For a blockchain ecosystem that manages billions in on-chain activity, relying on a social platform’s support queue for critical communications infrastructure creates a real vulnerability. In fact, one compromised account can spread scam links, fake token launches, or malicious airdrop announcements to an entire follower base within minutes.
This incident does not stand alone. Over the past year, Solana-adjacent accounts have repeatedly appeared at the center of social media compromise stories.
For example, in 2025, hackers breached the Instagram account of rap group Migos and used it to dox Solana co-founder Raj Gokal. They posted his passport, home address, and personal details before demanding a Bitcoin ransom, according to CryptoSlate. Gokal refused to pay, and blockchain analyst ZachXBT linked the attack to a failed extortion attempt.
At the same time, throughout 2025, a wave of celebrity Instagram accounts was hijacked to promote fraudulent Solana-based meme coins. Attackers reportedly used accounts belonging to Adele, Future, Michael Jackson’s estate, UFC, and FC Barcelona to hype pump-and-dump schemes. They profited millions before the coins crashed, leaving retail investors with significant losses.
Now, the compromise of the Solana Foundation’s own account adds a new layer to that pattern. This time, Solana is not just tangentially connected to the victim. Instead, Solana itself is the target.
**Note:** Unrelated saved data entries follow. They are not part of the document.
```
#define LT_PART_main 1
#define LT_PART_sweeps 2
#define LT_PART_roles 3
#define LT_PART_smagorinsky 4
#define LT_PART_forced 5
#define LT_PART_relaxations 6
#define LT_PART_outlets 7
#define LT_PART_outlets2 8
#define LT_PART_outlets3 9
#define LT_PART_mrt 10
#define LT_PART_mrt_outlets 11
#define LT_PART_incompressible 12
#define LT_PART_spectrum 13
#define LT_PART_IS_OUTLETS (LT_PART_IS(outlets) || LT_PART_IS(outlets2) || LT_PART_IS(outlets3) || LT_PART_IS(mrt_outlets))
#define LT_PART_IS(name) (LT_CAT(LT_PART_, LT_PART) == LT_PART_##name)
#if LT_PART_IS(main)
#define LT_ONE_STEP 1
#define LT_SWEEP 0
#elif LT_PART_IS(sweeps)
#define LT_ONE_STEP 0
#define LT_SWEEP 1
#elif LT_PART_IS(roles)
#define LT_ONE_STEP 0
#define LT_SWEEP 1
#elif LT_PART_IS(smagorinsky)
#define LT_ONE_STEP 1
#define LT_SWEEP 0
#elif LT_PART_IS(forced)
#define LT_ONE_STEP 1
#define LT_SWEEP 1
#elif LT_PART_IS(relaxations)
#define LT_ONE_STEP 1
#define LT_SWEEP 1
#elif LT_PART_IS_OUTLETS || LT_PART_IS(mrt) || LT_PART_IS(incompressible)
#define LT_ONE_STEP 1
#define LT_SWEEP 0
#elif LT_PART_IS(spectrum)
#define LT_ONE_STEP 0
#define LT_SWEEP 0
#else
#error "LT_PART: main, sweeps, roles, smagorinsky, forced, relaxations, outlets, outlets2, outlets3, mrt, mrt_outlets, incompressible or spectrum"
#endif
#if (LT_PART_IS(mrt) || LT_PART_IS(mrt_outlets)) && !LT_HAS_MRT
#error "the MRT collision exists on D2Q9 and D3Q27"
#endif
#if LT_PART_IS(spectrum) && LT_FIELD(d, LT_UNIT) < 2
#error "the energy spectrum exists in 2-D and 3-D"
#endif

namespace lt {
namespace {

using S = LT_S;
using T = LT_T;
constexpr size_t kTwicePerNode = sizeof(T) * 3 * S::Q;
constexpr int kTwiceW = 256 / (int)sizeof(T);
constexpr int kTwiceR = kTwicePerNode * (kTwiceW + 2) * 10 <= 160 * 1024 ? 8
                        : (sizeof(T) == 4 && kTwicePerNode * (kTwiceW + 2) * 6 <= 160 * 1024 ? 4 : 0);

template <int COLL>
using ParamsOfQuadratic = std::conditional_t<coll_mrt(COLL), KParamsM<T>, std::conditional_t<coll_forced(COLL), KParamsF<T>, KParams<T>>>;
template <int COLL>
using ParamsOf = std::conditional_t<coll_incompressible(COLL), std::conditional_t<coll_forced(COLL), KParamsFI<T>, KParamsI<T>>,
                                    ParamsOfQuadratic<COLL>>;
template <class P>
P params_of(const StepArgs &a, int n2) {
  P p{};
  p.in = static_cast<const T *>(a.in);
  p.out = static_cast<T *>(a.out);
  p.n0 = a.n0; p.n1 = a.n1; p.n2 = n2;
  p.nv0 = a.n0;
  p.p_begin = a.p_begin;
  p.p_stride = a.p_stride;
  p.wrap2 = a.wrap2;
// ... 168 lines not shown
  return kNoKernel;
}
#endif

#endif

#if LT_SWEEP
template <int LAYOUT, int COLL, int T0, int T1, int MODE = 0, int SCHED = 0>
int launch_twice(const StepArgs &a, const NameBuf *name) {
  if constexpr (S::D == 3 && T0 > 0 &&
                (COLL == kCollNone || COLL == kCollBgk ||
                 ((COLL == kCollSmagorinsky || COLL == (kCollBgk | kCollForce) || COLL == kCollTrt || COLL == kCollRegularized) &&
                  S::Q == 19 && sizeof(T) == 4 && MODE == 0 && SCHED == 0))) {
    using B = TwoStep<T, S, T0, T1>;
    if (name) return kernel_name(*name, "lbm2_kernel", LAYOUT, COLL, T0, T1, 1, MODE, 1, elided(SCHED));
    if (a.n0 % T0 != 0 || a.n1 % T1 != 0 || a.seg_len < 1 || a.masked || a.planes < 1 || a.p_stride != 1 ||
        (long long)a.n0 * a.n1 * (long long)sizeof(T) >= (1ll << 32))
      return kNoKernel;
    if (MODE == 2 && (!a.signal || a.planes2 < 2 || a.planes2 > a.seg_len || a.seg_len < 2)) return kNoKernel;
    using P = ParamsOf<COLL>;
    P p = params_of<P>(a, a.n2);
    p.p_end = a.p_begin + a.planes;
    p.p_begin2 = a.p_begin2;
    p.p_end2 = a.p_begin2 + a.planes2;
    if constexpr (coll_forced(COLL)) set_force<LAYOUT>(p, a);
    p.nb = a.shift == 3 ? 1 : (a.shift == 4 ? 2 : 0);
    p.signal = MODE == 2 ? a.signal : nullptr;
    p.edge_first = MODE == 2 ? 1 : 0;
    p.ghost_lo = static_cast<const T *>(a.ghost_lo);
    p.ghost_hi = static_cast<const T *>(a.ghost_hi);
    p.lo = a.interior_begin; p.hi = a.interior_end;
    const unsigned grid = (unsigned)((a.n0 / T0) * (a.n1 / T1) * ((a.planes + a.seg_len - 1) / a.seg_len +
                                                                   (a.planes2 + a.seg_len - 1) / a.seg_len));
    constexpr int threads = SCHED ? RoleWaves<B::NI, B::NO>::THREADS : (B::NI + 63) / 64 * 64;
    void (*kern)(const P, const int) = lbm2_kernel<T, S, LAYOUT, COLL, T0, T1, 1, MODE, 1, SCHED>;
    hipLaunchKernelGGL(kern, dim3(grid), dim3(threads), 0, a.stream, p, a.seg_len);
    return (int)hipGetLastError();
  } else {
    return kNoKernel;
  }
}

int sweep(const StepArgs &a, const NameBuf *name) {
  constexpr int W = kTwiceW, R = kTwiceR;
  if constexpr (R > 0) {
#if LT_PART_IS(roles)
    if (a.layout == 0) return launch_twice<0, kCollBgk, W, R, 0, 1>(a, name);
    return launch_twice<1, kCollBgk, W, R, 0, 1>(a, name);
#elif LT_PART_IS(forced)
    if (a.masked || a.pack_lo || a.pack_hi || a.signal) return kNoKernel;
    if (a.layout == 0 && a.coll == (kCollBgk | kCollForce)) return launch_twice<0, kCollBgk | kCollForce, W, R>(a, name);
    if (a.layout == 1 && a.coll == (kCollBgk | kCollForce)) return launch_twice<1, kCollBgk | kCollForce, W, R>(a, name);
#elif LT_PART_IS(relaxations)
    if (a.masked || a.pack_lo || a.pack_hi || a.signal) return kNoKernel;
    if (a.layout == 0 && a.coll == kCollTrt) return launch_twice<0, kCollTrt, W, R>(a, name);
    if (a.layout == 1 && a.coll == kCollTrt) return launch_twice<1, kCollTrt, W, R>(a, name);
    if (a.layout == 0 && a.coll == kCollRegularized) return launch_twice<0, kCollRegularized, W, R>(a, name);
    if (a.layout == 1 && a.coll == kCollRegularized) return launch_twice<1, kCollRegularized, W, R>(a, name);
#else
    const int coll = a.coll;
#if LT_HAS_ROLES
    if (coll == kCollBgk && a.shift != 6 && (a.layout == 0 || !(a.pack_lo || a.pack_hi || a.signal)))
      return LT_CAT(roles_, LT_TAG)(a, name);
#endif
    if (a.layout == 0 && coll == kCollNone) return launch_twice<0, kCollNone, W, R>(a, name);
    if (a.layout == 0 && coll == kCollBgk) return launch_twice<0, kCollBgk, W, R>(a, name);
    if (a.layout == 0 && coll == kCollSmagorinsky) return launch_twice<0, kCollSmagorinsky, W, R>(a, name);
    if (coll == kCollSmagorinsky && (a.pack_lo || a.pack_hi || a.signal)) return kNoKernel;
    if (a.layout == 1 && (a.pack_lo || a.pack_hi)) {
      if (coll == kCollNone) return launch_twice<1, kCollNone, W, R, 1>(a, name);
      if (coll == kCollBgk) return launch_twice<1, kCollBgk, W, R, 1>(a, name);
    }
    if (a.layout == 1 && a.signal) {
      if (coll == kCollNone) return launch_twice<1, kCollNone, W, R, 2>(a, name);
      if (coll == kCollBgk) return launch_twice<1, kCollBgk, W, R, 2>(a, name);
    }
    if (a.layout == 1 && coll == kCollNone) return launch_twice<1, kCollNone, W, R>(a, name);
    if (a.layout == 1 && coll == kCollBgk) return launch_twice<1, kCollBgk, W, R>(a, name);
    if (a.layout == 1 && coll == kCollSmagorinsky) return launch_twice<1, kCollSmagorinsky, W, R>(a, name);
#endif
  }
// ... 242 lines not shown
        hipLaunchKernelGGL(finish_sum_kernel<false>, dim3(1), dim3(kThreads), 0, a.stream, a.partial,
                           a.reduce_blocks, a.out);
        break;
      } else {
        return kNoKernel;
      }
    default:
      return kNoKernel;
  }
  return (int)hipGetLastError();
}

#endif

}

#if LT_PART_IS(main)
int LT_CAT(step_, LT_TAG)(const StepArgs &a) { return dispatch(a, nullptr); }

const char *LT_CAT(name_, LT_TAG)(const StepArgs &a, const NameBuf &name) {
  return dispatch(a, &name) == 0 ? name.s : nullptr;
}

int LT_CAT(aux_, LT_TAG)(const AuxArgs &a) {
#if LT_IS_3D
  if (a.layout == 1) return aux_impl<1>(a);
#endif
  return aux_impl<0>(a);
}
#elif LT_PART_IS(sweeps)
int LT_CAT(twice_, LT_TAG)(const StepArgs &a, const NameBuf *name) { return sweep(a, name); }
#elif LT_PART_IS(roles)
int LT_CAT(roles_, LT_TAG)(const StepArgs &a, const NameBuf *name) { return sweep(a, name); }
#elif LT_PART_IS(smagorinsky)
int LT_CAT(smag_, LT_TAG)(const StepArgs &a, const NameBuf *name) { return one_step_of<kCollSmagorinsky>(a, name); }
#elif LT_PART_IS(forced)
int LT_CAT(forced_, LT_TAG)(const StepArgs &a, const NameBuf *name) {
  if (a.mode == kFusedTwice) return S::D == 3 ? sweep(a, name) : kNoKernel;
  if (a.coll == (kCollBgk | kCollForce)) return one_step_of<kCollBgk | kCollForce>(a, name);
  if (a.coll == (kCollSmagorinsky | kCollForce)) return one_step_of<kCollSmagorinsky | kCollForce>(a, name);
  return kNoKernel;
}
#elif LT_PART_IS(relaxations)
int LT_CAT(relax_, LT_TAG)(const StepArgs &a, const NameBuf *name) {
  if (a.mode == kFusedTwice) return S::D == 3 ? sweep(a, name) : kNoKernel;
  if (a.mode != kFused && a.mode != kCollideOnly) return kNoKernel;
  if (a.coll == kCollTrt) return one_step_of<kCollTrt>(a, name);
  if (a.coll == kCollRegularized) return one_step_of<kCollRegularized>(a, name);
  return kNoKernel;
}
#elif LT_PART_IS(outlets)
int LT_CAT(outlets_, LT_TAG)(const StepArgs &a, const NameBuf *name) {
  if (a.mode != kFused && a.mode != kCollideOnly) return kNoKernel;
  switch (a.coll) {
    case kCollNone: return pressure_outlets_of<kCollNone>(a, name);
    case kCollBgk: return pressure_outlets_of<kCollBgk>(a, name);
#if LT_HAS_KBC
    case kCollKbc: return pressure_outlets_of<kCollKbc>(a, name);
#endif
    case kCollSmagorinsky: case kCollTrt: case kCollRegularized: return LT_CAT(outlets2_, LT_TAG)(a, name);
    case kCollBgk | kCollForce: case kCollSmagorinsky | kCollForce: return LT_CAT(outlets3_, LT_TAG)(a, name);
#if LT_HAS_MRT
    case kCollMrt: case kCollMrtLallemand: return LT_CAT(mrt_outlets_, LT_TAG)(a, name);
#endif
    default: return kNoKernel;
  }
// ... 76 lines not shown
```

Baseline: 68680 MLUPS.

## Use buffer loads/stores and trimmed LDS writes in role-split two-step BGK sweep

For the producer/consumer role-split two-step kernel in the SoA layout, global loads and non-temporal stores now go through AMD buffer resources with scalar (uniform) offsets instead of 64-bit flat addressing. This is meant to cut per-lane address arithmetic and VGPR pressure. Edge producer waves also skip LDS writes for populations that their consumers never read. A new compilation part carries the buffer variant, guarded by a check that the field fits in 32-bit offsets, with a fallback (SCHED=2) that keeps flat addressing. The kernel-name query now fills in grid dims and strides so the addressability guard can be evaluated.

```diff
diff --git a/lettuce_amd/csrc/api.hip b/lettuce_amd/csrc/api.hip
--- a/lettuce_amd/csrc/api.hip
+++ b/lettuce_amd/csrc/api.hip
@@ -1306,7 +1306,9 @@
   int mode = (two_step_wanted(p) || p->desc.ghost_planes == 2) ? lt::kFusedTwice : lt::kFused;
   if (many_step_wanted(p)) mode = lt::kFusedMany;
   if (mode == lt::kFusedTwice && !has_kernel(p->unit, kernel_selector(p, mode))) mode = lt::kFused;
-  const lt::StepArgs a = kernel_selector(p, mode);
+  lt::StepArgs a = kernel_selector(p, mode);
+  a.n0 = p->n0; a.n1 = p->n1; a.n2 = p->n2;
+  a.stride_in = a.stride_out = p->res[0] ? p->res_stride : p->pop_stride;
   if (!p->unit.name(a, lt::NameBuf{p->kernel_name, sizeof p->kernel_name})) p->kernel_name[0] = 0;
   return p->kernel_name;
 }
diff --git a/lettuce_amd/csrc/dispatch.hpp b/lettuce_amd/csrc/dispatch.hpp
--- a/lettuce_amd/csrc/dispatch.hpp
+++ b/lettuce_amd/csrc/dispatch.hpp
@@ -121,6 +121,7 @@
   int twice_##tag(const StepArgs &, const NameBuf *);          \
   int smag_##tag(const StepArgs &, const NameBuf *);           \
   int roles_##tag(const StepArgs &, const NameBuf *);          \
+  int roles_trim_##tag(const StepArgs &, const NameBuf *);     \
   int mrt_##tag(const StepArgs &, const NameBuf *);            \
   int mrt_outlets_##tag(const StepArgs &, const NameBuf *);    \
   int incompressible_##tag(const StepArgs &, const NameBuf *); \
diff --git a/lettuce_amd/csrc/kernels.hpp b/lettuce_amd/csrc/kernels.hpp
--- a/lettuce_amd/csrc/kernels.hpp
+++ b/lettuce_amd/csrc/kernels.hpp
@@ -1015,6 +1015,31 @@
   }
 };
 
+typedef unsigned bufu2 __attribute__((ext_vector_type(2)));
+
+template <typename T> struct BufIO;
+template <> struct BufIO<float> {
+  static __device__ __forceinline__ float load(__amdgpu_buffer_rsrc_t r, unsigned voff, unsigned soff) {
+    return __builtin_bit_cast(float, __builtin_amdgcn_raw_buffer_load_b32(r, (int)voff, (int)soff, 0));
+  }
+  static __device__ __forceinline__ void store_nt(float v, __amdgpu_buffer_rsrc_t r, unsigned voff, unsigned soff) {
+    __builtin_amdgcn_raw_buffer_store_b32(__builtin_bit_cast(unsigned, v), r, (int)voff, (int)soff, 2);
+  }
+};
+template <> struct BufIO<double> {
+  static __device__ __forceinline__ double load(__amdgpu_buffer_rsrc_t r, unsigned voff, unsigned soff) {
+    return __builtin_bit_cast(double, __builtin_amdgcn_raw_buffer_load_b64(r, (int)voff, (int)soff, 0));
+  }
+  static __device__ __forceinline__ void store_nt(double v, __amdgpu_buffer_rsrc_t r, unsigned voff, unsigned soff) {
+    __builtin_amdgcn_raw_buffer_store_b64(__builtin_bit_cast(bufu2, v), r, (int)voff, (int)soff, 2);
+  }
+};
+
+template <typename T>
+__device__ __forceinline__ __amdgpu_buffer_rsrc_t field_rsrc(const T *field, unsigned bytes) {
+  return __builtin_amdgcn_make_buffer_rsrc(const_cast<T *>(field), 0, (int)bytes, 0x00020000);
+}
+
 __device__ __forceinline__ void lds_barrier() {
   asm volatile("s_waitcnt lgkmcnt(0)\n\ts_barrier" ::: "memory");
 }
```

As a result, the Solana Instagram hack directly threatens the Foundation’s ability to communicate with its community.
Social engineering attacks on social media work especially well in crypto because followers are primed to act quickly. Token launches, airdrops, and liquidity events move fast. So when a compromised account posts a fake meme coin contract address or phishing link, followers can lose funds within minutes, often before anyone confirms the breach.
At the same time, attackers have learned that targeting the platform’s support staff directly, rather than the account holder, offers a path of least resistance. Because Meta’s infrastructure handles support for billions of accounts, it cannot maintain rigorous identity verification at every interaction. Consequently, a single corrupt or manipulated support agent can unlock access to any account on the platform.
The pattern Norby described, namely constant social engineering attempts over months, suggests that attackers viewed the Solana Foundation account as a known, high-value target and kept pressing until one method succeeded.
The Solana Foundation’s official presence on X at @solana and the Solana Foundation website remain the recommended sources for any legitimate updates or announcements.
Ultimately, the broader lesson is clear. Social media accounts, including verified ones controlled by major foundations, can be compromised through channels entirely outside the organization’s control.